Allein die ersten Worte „Macht hoch die Tür, die Tor macht weit“ sprechen aus, was jetzt wichtig ist. Gegen alle Angst in der Welt wird der Freude Ausdruck gegeben, dass ein anderer König kommt. Wenn er kommt, dann werden die Tore und Türen weit geöffnet.
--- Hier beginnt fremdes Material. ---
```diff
-__global__ __launch_bounds__(64) void moments_finalize_wave_kernel(const float* __restrict__ part, int nslabs, int C,
-                                                                   float invHW, int mode, float* __restrict__ mean,
-                                                                   float* __restrict__ rstd) {
-    const int i = blockIdx.x;
-    const int n = i / C, c = i - n * C;
-    double a = 0.0, b = 0.0;
-    for (int s = threadIdx.x; s < nslabs; s += 64) {
-        const float* p = part + (((size_t)n * nslabs + s) * C + c) * 2;
-        a += (double)p[0];
-        b += (double)p[1];
-    }
-#pragma unroll
-    for (int o = 32; o > 0; o >>= 1) {
-        a += __shfl_xor(a, o, 64);
-        b += __shfl_xor(b, o, 64);
-    }
-    if (threadIdx.x == 0) {
+#define FIN_CT 16
+#define FIN_ROWS 16
+
+template <typename A>
+__device__ __forceinline__ A fin_tree16(const A* __restrict__ rows) {
+    A v[FIN_ROWS];
+#pragma unroll
+    for (int r = 0; r < FIN_ROWS; ++r) v[r] = rows[r * FIN_CT];
+#pragma unroll
+    for (int o = FIN_ROWS / 2; o > 0; o >>= 1) {
+#pragma unroll
+        for (int r = 0; r < o; ++r) v[r] = v[r] + v[r + o];
+    }
+    return v[0];
+}
+
+__global__ __launch_bounds__(256) void moments_finalize_kernel(const float* __restrict__ part, int nslabs, int C,
+                                                               float invHW, int mode, float* __restrict__ mean,
+                                                               float* __restrict__ rstd) {
+    __shared__ double sa[FIN_ROWS * FIN_CT], sb[FIN_ROWS * FIN_CT];
+    const int ctiles = (C + FIN_CT - 1) / FIN_CT;
+    const int n = blockIdx.x / ctiles, c0 = (blockIdx.x - n * ctiles) * FIN_CT;
+    const int cx = threadIdx.x % FIN_CT, ty = threadIdx.x / FIN_CT;
+    const int c = c0 + cx;
+    double a[4] = {0.0, 0.0, 0.0, 0.0}, b[4] = {0.0, 0.0, 0.0, 0.0};
+    if (c < C) {
+        const float2* __restrict__ p = reinterpret_cast<const float2*>(part) + (size_t)n * nslabs * C + c;
+        for (int s = ty; s < nslabs; s += 64) {
+#pragma unroll
+            for (int q = 0; q < 4; ++q) {
+                const int sq = s + q * FIN_ROWS;
+                if (sq < nslabs) {
+                    const float2 v = p[(size_t)sq * C];
+                    a[q] += (double)v.x;
+                    b[q] += (double)v.y;
+                }
+            }
+        }
+    }
+    sa[ty * FIN_CT + cx] = (a[0] + a[2]) + (a[1] + a[3]);
+    sb[ty * FIN_CT + cx] = (b[0] + b[2]) + (b[1] + b[3]);
+    __syncthreads();
+    if (ty == 0 && c < C) {
+        const double ta = fin_tree16(sa + cx), tb = fin_tree16(sb + cx);
+        const int i = n * C + c;
         if (mode == 0) {
-            const double m = a * invHW;
-            double var = b * invHW - m * m;
+            const double m = ta * invHW;
+            double var = tb * invHW - m * m;
             var = var < 0.0 ? 0.0 : var;
             mean[i] = (float)m;
             rstd[i] = (float)(1.0 / sqrt(var + (double)IN_EPS));
         } else {
-            mean[i] = (float)(a * invHW);
-            rstd[i] = (float)(b * invHW);
-        }
-    }
-}
-
-__global__ __launch_bounds__(64) void bias_finalize_kernel(const float* __restrict__ part, int B, int nslabs, int C,
-                                                           int Creal, float* __restrict__ db, int accumulate) {
-    const int c = blockIdx.x;
-    if (c >= Creal) return;
+            mean[i] = (float)(ta * invHW);
+            rstd[i] = (float)(tb * invHW);
+        }
+    }
+}
+
+static inline void launch_moments_finalize(const float* part, int B, int C, int nslabs, float invHW, int mode, float* mean,
+                                           float* rstd, hipStream_t st) {
+    const int ctiles = (C + FIN_CT - 1) / FIN_CT;
+    hipLaunchKernelGGL(moments_finalize_kernel, dim3((unsigned)(B * ctiles)), dim3(256), 0, st, part, nslabs, C, invHW, mode,
+                       mean, rstd);
+}
+
+__global__ __launch_bounds__(256) void bias_finalize_kernel(const float* __restrict__ part, int B, int nslabs, int C,
+                                                            int Creal, float* __restrict__ db, int accumulate) {
+    __shared__ float sa[FIN_ROWS * FIN_CT];
+    const int cx = threadIdx.x % FIN_CT, ty = threadIdx.x / FIN_CT;
+    const int c = blockIdx.x * FIN_CT + cx;
     const int total = B * nslabs;
-    float a = 0.f;
-    for (int i = threadIdx.x; i < total; i += 64) a += part[((size_t)i * C + c) * 2];
-    a = wave_sum(a);
-    if (threadIdx.x == 0) db[c] = accumulate ? db[c] + a : a;
+    float a[4] = {0.f, 0.f, 0.f, 0.f};
+    if (c < Creal) {
+        const float* __restrict__ p = part + (size_t)c * 2;
+        for (int s = ty; s < total; s += 64) {
+#pragma unroll
+            for (int q = 0; q < 4; ++q) {
+                const int sq = s + q * FIN_ROWS;
+                if (sq < total) a[q] += p[(size_t)sq * C * 2];
+            }
+        }
+    }
+    sa[ty * FIN_CT + cx] = (a[0] + a[2]) + (a[1] + a[3]);
+    __syncthreads();
+    if (ty == 0 && c < Creal) {
+        const float t = fin_tree16(sa + cx);
+        db[c] = accumulate ? db[c] + t : t;
+    }
 }
 
 template <typename T> struct ChanParams {
@@ -657,8 +706,7 @@
                                          (const T*)x, x_ld, (const T*)nullptr, 0, 0, (const float*)nullptr,
                                          (const float*)nullptr, 0, H, W, C, part));
     if (mean != nullptr)
-        hipLaunchKernelGGL(moments_finalize_wave_kernel, dim3(B * C), dim3(64), 0, st, part, nslabs, C,
-                           1.0f / (float)(H * W), 0, mean, rstd);
+        launch_moments_finalize(part, B, C, nslabs, 1.0f / (float)(H * W), 0, mean, rstd, st);
     return ctg_launch_status();
 }
 
@@ -666,8 +714,7 @@
                                void* stream) {
     CTG_ENTER();
     if (B < 1 || C < 1 || nslabs < 1 || HW < 1 || (mode != 0 && mode != 1)) return CTG_EINVAL;
-    hipLaunchKernelGGL(moments_finalize_wave_kernel, dim3(B * C), dim3(64), 0, (hipStream_t)stream, part, nslabs, C,
-                       1.0f / (float)HW, mode, mean, rstd);
+    launch_moments_finalize(part, B, C, nslabs, 1.0f / (float)HW, mode, mean, rstd, (hipStream_t)stream);
     return ctg_launch_status();
 }
 
@@ -784,8 +831,8 @@
     DISPATCH_T(dtype, hipLaunchKernelGGL((moments_partial_kernel<T, 2>), dim3(nslabs, B), dim3(256), 0, st,
                                          (const T*)nullptr, 0, (const T*)g, g_ld, pad, (const float*)nullptr,
                                          (const float*)nullptr, 0, H, W, C, part));
-    hipLaunchKernelGGL(bias_finalize_kernel, dim3(Creal), dim3(64), 0, st, part, B, nslabs, C, Creal, db,
-                       accumulate);
+    hipLaunchKernelGGL(bias_finalize_kernel, dim3((Creal + FIN_CT - 1) / FIN_CT), dim3(256), 0, st, part, B, nslabs, C, Creal,
+                       db, accumulate);
     return ctg_launch_status();
 }
 
@@ -799,7 +846,8 @@
     DISPATCH_T(dtype, hipLaunchKernelGGL((moments_partial_kernel<T, 3>), dim3(nslabs, B), dim3(256), 0, st,
                                          (const T*)yact, y_ld, (const T*)g, g_ld, pad, (const float*)nullptr,
                                          (const float*)nullptr, act, H, W, C, part, (T*)gout, go_ld));
-    hipLaunchKernelGGL(bias_finalize_kernel, dim3(Creal), dim3(64), 0, st, part, B, nslabs, C, Creal, db, accumulate);
+    hipLaunchKernelGGL(bias_finalize_kernel, dim3((Creal + FIN_CT - 1) / FIN_CT), dim3(256), 0, st, part, B, nslabs, C, Creal,
+                       db, accumulate);
     return ctg_launch_status();
 }
 
```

Denn: Sein Charakter heißt „Gerechtigkeit“. Sein Zepter ist „Barmherzigkeit“. Und er wird getragen von „Sanftmütigkeit“. Worüber er herrscht, das ist kein Gebiet, sondern das Herz jedes einzelnen Christen und jeder einzelnen Christin.

So heißt es am Ende des Liedes:

„Komm, o mein Heiland Jesu Christ, meins Herzens Tür dir offen ist.
Ach zieh mit deiner Gnade ein; dein Freundlichkeit auch uns erschein.“

Vor 400 Jahren wurde es in Kriegszeiten geschrieben und gesungen. Vor 80 Jahren in Leipzig garantiert auch trotz der Zerstörung und des Leids. Und heute muss es gesungen werden, weil unsere Welt bedroht ist und so viele Kriege gleichzeitig da sind. Gerade heute!